What is the accounts payable cycle and how is it measured?
The accounts payable cycle describes the time from receiving a supplier invoice to paying it. Measured as Days Payable Outstanding (DPO), it reflects how long a company takes to pay its suppliers on average. DPO = (Accounts Payable / Cost of Goods Sold) x Number of Days. Higher DPO improves buyer cash flow but can damage supplier relationships if payments are unduly delayed. The AP automation goal is to process invoices faster while maintaining optimal payment timing.
How do organizations optimize DPO?
DPO optimization balances cash flow benefits with supplier relationship and discount capture considerations: (1) Extend payment terms with large suppliers through renegotiation; (2) Use dynamic discounting to pay early when cash yields exceed discount rates; (3) Join supply chain finance programs where buyer credit funds early payment at lower cost; (4) Maintain payment terms across the supplier base without arbitrary delays; (5) Ensure compliance with prompt payment regulations for public sector suppliers.
Frequently Asked Questions
- What is the typical DPO for different industries?
- DPO varies significantly by industry. Retail typically has high DPO (60-80 days) due to negotiating power with suppliers and favorable payment terms. Manufacturing varies from 30-60 days depending on sector. Technology and services companies are typically 30-45 days. Construction has historically had high DPO but prompt payment regulations are reducing it. Companies should benchmark against industry peers rather than a single absolute target.
- How does e-invoicing affect DPO management?
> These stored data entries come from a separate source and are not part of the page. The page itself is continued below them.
__global__ __launch_bounds__(512) void time2_gw_kernel(const bf16_t* __restrict__ g, const bf16_t* __restrict__ q2,
                                                       const bf16_t* __restrict__ wk, int64_t wk_ld, bf16_t* __restrict__ dq2,
                                                       float* __restrict__ slabs, int R, int heads, int tiles_per_split) {
    extern __shared__ __attribute__((aligned(1024))) char smem[];
    const int h = blockIdx.y, sp = blockIdx.x;
    const int tid = threadIdx.x, lane = tid & 63, w = __builtin_amdgcn_readfirstlane(tid >> 6);
    const int ntiles_all = R / TR;
    const int t_begin = sp * tiles_per_split, t_end = min(ntiles_all, t_begin + tiles_per_split);
    const int row16_ = lane & 15, kq_ = lane >> 4;
    const int mb = w & 1, nbq = w >> 1;
    const bf16_t* gh = g + (int64_t)h * R * C_;

    bf16x8 wf[C_ / 32];
    {
        const bf16_t* wrow = wk + (int64_t)(h * HD + nbq * 16 + row16_) * wk_ld + kq_ * 8;
#pragma unroll
        for (int ks = 0; ks < C_ / 32; ++ks) wf[ks] = *reinterpret_cast<const bf16x8*>(wrow + ks * 32);
    }
    f32x4 accw[4][6];
#pragma unroll
    for (int a = 0; a < 4; ++a)
#pragma unroll
        for (int j = 0; j < 6; ++j) accw[a][j] = (f32x4){0.f, 0.f, 0.f, 0.f};
    asm volatile("s_waitcnt vmcnt(0)" ::: "memory");
#pragma unroll
    for (int ks = 0; ks < C_ / 32; ++ks) asm volatile("" : "+v"(wf[ks]));

    const uint32_t sm_a = lds_addr_of(smem);
    auto dma = [&](int t, int st) __attribute__((always_inline)) {
        const int64_t r0 = (int64_t)t * TR;
        const uint32_t base = sm_a + st * STAGE;
#pragma unroll
        for (int j = 0; j < 6; ++j) {
            const int p = w * 6 + j, sub = p >> 3, rg = p & 7;
            const int row = rg * 4 + (lane >> 4), pos = lane & 15;
            const int ch = pos ^ (((row & 3) << 2) | ((row >> 2) & 3));
            glds16(gh + (r0 + row) * C_ + sub * 128 + ch * 8, __builtin_amdgcn_readfirstlane(base + sub * 8192 + rg * 1024));
        }
        if (w < 4) {
            const int row = w * 8 + (lane >> 3);
            glds16(q2 + (r0 + row) * (int64_t)(heads * HD) + h * HD + (lane & 7) * 8,
                   __builtin_amdgcn_readfirstlane(base + GT_BYTES + w * 1024));
        }
    };
    if (t_begin >= t_end) return;
    dma(t_begin, 0);
    int st = 0;
    for (int t = t_begin; t < t_end; ++t) {
        const bool more = t + 1 < t_end;
        if (more) dma(t + 1, st ^ 1);
        if (more) { if (w < 4) asm volatile("s_waitcnt vmcnt(7)" ::: "memory"); else asm volatile("s_waitcnt vmcnt(6)" ::: "memory"); }
        else asm volatile("s_waitcnt vmcnt(0)" ::: "memory");
        __builtin_amdgcn_s_barrier();
        const char* gt = smem + st * STAGE;
        const char* qt = gt + GT_BYTES;
        int lane_o = lane;
        asm volatile("" : "+v"(lane_o));
        const int row16 = lane_o & 15, kq = lane_o >> 4;
        f32x4 accq = {0.f, 0.f, 0.f, 0.f};
#pragma unroll
        for (int ks = 0; ks < C_ / 32; ++ks) {
            const int col = ks * 32 + kq * 8;
            const bf16x8 af = *reinterpret_cast<const bf16x8*>(gt + (col >> 7) * 8192 + offb(mb * 16 + row16, (col & 127) >> 3));
            accq = __builtin_amdgcn_mfma_f32_16x16x32_bf16(af, wf[ks], accq, 0, 0, 0);
        }
        {
            bf16_t* o = dq2 + ((int64_t)t * TR + mb * 16 + kq * 4) * (heads * HD) + h * HD + nbq * 16 + row16;
#pragma unroll
            for (int r = 0; r < 4; ++r) o[(int64_t)r * (heads * HD)] = f32_to_bf16(accq[r]);
        }
#pragma unroll
        for (int j = 0; j < 6; ++j) {
            const int c = w * 96 + j * 16;
            const bf16x8 gb = tr_frag_g(gt + (c >> 7) * 8192, 8 * kq, c & 127, lane_o);
#pragma unroll
            for (int a = 0; a < 4; ++a) {
                const bf16x8 qa = tr_frag_q(qt, 8 * kq, a * 16, lane_o);
                accw[a][j] = __builtin_amdgcn_mfma_f32_16x16x32_bf16(qa, gb, accw[a][j], 0, 0, 0);
            }
        }
        asm volatile("s_waitcnt lgkmcnt(0)" ::: "memory");
        __builtin_amdgcn_s_barrier();
        st ^= 1;
    }
    float* out = slabs + ((int64_t)sp * heads * HD + h * HD) * C_;
#pragma unroll
    for (int a = 0; a < 4; ++a)
#pragma unroll
        for (int j = 0; j < 6; ++j)
#pragma unroll
            for (int r = 0; r < 4; ++r) out[(int64_t)(a * 16 + kq_ * 4 + r) * C_ + w * 96 + j * 16 + row16_] = accw[a][j][r];
}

- E-invoicing accelerates the early stages of the AP cycle (faster invoice delivery, faster validation and matching) which can either reduce DPO (by paying faster) or maintain DPO while paying within terms more reliably (by processing invoices faster and scheduling payment at the exact due date). Organizations with dynamic discounting programs actively use e-invoicing to identify early payment opportunities against invoices approved ahead of due date.